Author Response File: Author Response.docx
Reviewer 3 Report
An interesting paper; however, the authors presented their data and analysis in the manner that vitamin A deficiency, as evidenced by low serum vitamin A concentrations, worsens outcomes for patients with covid-19 disease. Unfortunately, this analysis does not confirm these assumptions. The authors attempted to briefly address this issue in the limitations of the study but is woefully inadequate. I think the authors need to be clearer that this paper is a presentation of a hypothesis and not proving. My suggestions are as follows:
I would suggest the authors consider a title change to read something like: Vitamin A plasma concentrations in COVID-19 patients: A prospective multicenter study and hypothesis.
It should be discussed that during inflammation or critical illness there is a reprioritization of hepatic protein synthesis. Transport protein synthesis is decreased whereas acute phase proteins are increased. C reactive protein concentrations were elevated, particularly for those with severe illness or critical illness. This may explain the decreased vitamin A concentrations as retinol binding protein concentration decreases during acute illness.
Without free (unbound) vitamin A concentrations (which should be included as a limitation of this study), we do not know if a vitamin A deficiency truly exists in the face of acute illness due to a decrease in RBP.
Table 1. Post-hoc pairwise comparisons should be done to ascertain which groups differ from each other for the variables.
Figure 1. Are all these linear regressions necessary (e.g., LDH, ALT, GGT)? CRP, Ferritin, and Albumin are the most interesting and appears to correspond with known reprioritization process.
Figure 2. Using the mann-whitney u test is incorrect for pairwise comparisons (due to an alpha error) unless a Bonferroni correction is applied with non-parametric multiple groups. Dunn’s multiple comparison test via Kruskall Wallis ANOVA can also be used.
Figure 3. Statistical inference should be applied.

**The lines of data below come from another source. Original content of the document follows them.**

# iyak/RNAelem

Hardware: AMD Instinct MI355X
Metric: train-iter seqs/sec (inside+outside) (higher is better)
Workload: dtype f64; 1 GPU; 10000 synthetic RNAs L=200, pattern ((.*.)), W=50 C=30 min_bpp=1e-4 T2004, x0 lambda=(1,1), one (fn,gr) eval per step; n_seq=10000, seq_len=200, pattern=((.*.)), bpp_filter=cached (computed once at load_batch, 0.1 s incl. plan), n_skipped=0

## Files before the change

rnaelem_amd/csrc/lin_kernels.hip:

```cpp
#include <hip/hip_runtime.h>

#include <algorithm>
#include <cstdio>
#include <cstdlib>
#include <type_traits>

#ifndef ELEMDP_KCI
#define ELEMDP_KCI 2
#endif
#ifndef ELEMDP_LB_IN
#define ELEMDP_LB_IN 4
#endif
#ifndef ELEMDP_LB_IN_FAST
#define ELEMDP_LB_IN_FAST 8
#endif
#ifndef ELEMDP_LB_CYK
#define ELEMDP_LB_CYK 8
#endif
#ifndef ELEMDP_LB_OUT6
#define ELEMDP_LB_OUT6 6
#endif
#ifndef ELEMDP_LB_OUT
#define ELEMDP_LB_OUT 4
#endif
#ifndef ELEMDP_BAND_THREADS
#define ELEMDP_BAND_THREADS 256
#endif
#ifndef ELEMDP_CPB_MAX
#define ELEMDP_CPB_MAX 64
#endif
#ifndef ELEMDP_KIB
#define ELEMDP_KIB 4
#endif
#ifndef ELEMDP_RECIN
#define ELEMDP_RECIN 1024
#endif
#ifndef ELEMDP_RECOUT
#define ELEMDP_RECOUT 960
#endif
#include "kernels.h"
#include "lin_rules.h"
#include "lin_fast.h"
#include "lin_views.h"
#include "scan_rules.h"
#include "wave_gather.h"

namespace elemdp {
namespace {
constexpr int kBT = ELEMDP_BAND_THREADS;
constexpr int kWaves = kBT / 64;

__device__ __forceinline__ int div_small(int q, int n) { return (int)(((float)q + 0.5f) * __frcp_rn((float)n)); }
__device__ __forceinline__ int div_rcp(int q, float rcp) { return (int)(((float)q + 0.5f) * rcp); }

__device__ __forceinline__ double rep_sum(const double* p, int nrep, int stride) {
  double a = p[0];
  for (int r = 1; r < nrep; ++r) a += p[r * stride];
  return a;
}

struct LinSink {
  double* en_;
  double eh0, eh1;
  int world = 0;
  double* pos0 = nullptr;
  double* pos1 = nullptr;
  double* pos2 = nullptr;
  __device__ __forceinline__ void en(int idx, double w) { atomicAdd(&en_[idx], w); }
  __device__ __forceinline__ void eh(int k, double w) { eh1 += k ? w : 0.; eh0 += k ? 0. : w; }
  __device__ __forceinline__ void pos(int which, int p, double w) {
    double* a = (which == 0) ? pos0 : (which == 1) ? pos1 : pos2;
    if (a) atomicAdd(&a[p], w);
  }
};

struct PhaseClock {
  long long* row;
  long long t0;
  __device__ __forceinline__ void start(long long* p) {
    row = p ? p + 16 * ((blockIdx.x + 7 * blockIdx.y) & 63) : nullptr;
    t0 = 0;
    if (row) t0 = __builtin_readcyclecounter();
  }
  template <int SLOT> __device__ __forceinline__ void mark() {
    if (row) {
      const long long t = __builtin_readcyclecounter();
      if (threadIdx.x == 0) atomicAdd((unsigned long long*)&row[SLOT], (unsigned long long)(t - t0));
      t0 = t;
    }
  }
  __device__ __forceinline__ void finish() {}
};

__device__ __forceinline__ void swizzled_block(unsigned& bx, unsigned& by) {
  const unsigned nbx = gridDim.x, total = gridDim.x * gridDim.y;
  const unsigned orig = blockIdx.y * nbx + blockIdx.x;
// ... 687 lines not shown
        const int xc = x < np ? x : np - 1;
        const LoopItem it = R.it[xc];
        const int meta = R.meta[xc];
        const int c = (meta >> 16) & 0x7fff;
        const int i = ci(c), j = i + d;
        const bool in_set = x < np && meta >= 0;
        const uint32_t rP = v.in.cidx(ST_P, it.l - it.k, it.k, 0), rL1 = v.in.cidx(ST_L, it.k - i, i, 0), rL2 = v.in.cidx(ST_L, j - it.l, it.l, 0);
        const double xw0 = R.xw[xc], xw1 = R.xw[R.cap + xc];
        double* hrow = heA + c * HD;
        const int qd = FAST ? A.fqd_in : A.qd_in;
        const int m0 = a.det ? __builtin_amdgcn_readfirstlane(G[qd + wv]) : 0;
        const int n_mine = a.det ? __builtin_amdgcn_readfirstlane(G[qd + wv + 1]) - m0 : (nq > wv ? (nq - wv + kWaves - 1) / kWaves : 0);
        for (int k0 = 0; k0 < n_mine; k0 += kTU) {
          int qa[kTU], qb[kTU];
          double x0[kTU], x1[kTU], x2[kTU];
#pragma unroll
          for (int u = 0; u < kTU; ++u) {
            const bool on = k0 + u < n_mine;
            const int kk = on ? k0 + u : 0;
            const int t = a.det ? __builtin_amdgcn_readfirstlane(G[qd + 5 + m0 + kk]) : wv + kWaves * kk;
            qa[u] = __builtin_amdgcn_readfirstlane(G[qc_in + 2 * t]);
            qb[u] = on ? __builtin_amdgcn_readfirstlane(G[qc_in + 2 * t + 1]) : (4 << 16);
            x0[u] = B[rP + (qa[u] & 0xff)]; x1[u] = B[rL1 + ((qa[u] >> 8) & 0xff)]; x2[u] = B[rL2 + ((qa[u] >> 16) & 0xff)];
          }
#pragma unroll
          for (int u = 0; u < kTU; ++u) {
            const double term = x0[u] * (x1[u] * x2[u]) * ((qb[u] & (1 << 16)) ? xw1 : xw0);
            if (!(qb[u] & (4 << 16)) && in_set && term != 0.) atomicAdd(&hrow[qb[u] & 0xffff], term);
          }
        }
      }
      __syncthreads();
    }
  }
  pc.mark<3>();
  const int NL = FAST ? A.n_lane : NA;
  if (tid < nc * NL && !(a.dbg & 4) && !(ELEMDP_KO & 4)) {
    const int c = div_rcp(tid, a.rcp_lane);
    const int s = FAST ? G[A.f_live_in + tid - c * NL] : tid - c * NL;
    const int i = ci(c);
    if (FAST) {
      fast_inside_unary<kFastR, FP, kFastL, CON, LPRE>(A, G + A.fp_in + s * kFastW, v.m.lin, v.in, crec + c * kCellInD, crfl[c], d, i, hb + c * HD + (tid - c * NL),
                                                 he + c * HD + (tid - c * NL), NW, 2 * CS, G + A.fs_in);
    } else {
      const Constraint con{CON ? a.ys[v.n] : -1, -1, 0};
      lin_inside_target_u<CON>(v.m, v.q, v.in, d, i, s, rep_sum(hb + c * HD + s, NW, 2 * CS), rep_sum(he + c * HD + s, NW, 2 * CS), con);
    }
  }
  pc.mark<4>();
  pc.finish();
}
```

Lines 241-245. The relationship that patients with vitamin A less < 2 mg/L developed ARDS at a higher rate is overreaching. One can also suggest that those with ARDS (and more inflammation) had a lower vitamin A concentration. This needs to be clarified.
Author Response
Please see the attachment.
Author Response File: Author Response.docx
Round 2
Reviewer 2 Report
The authors have addressed my concerns.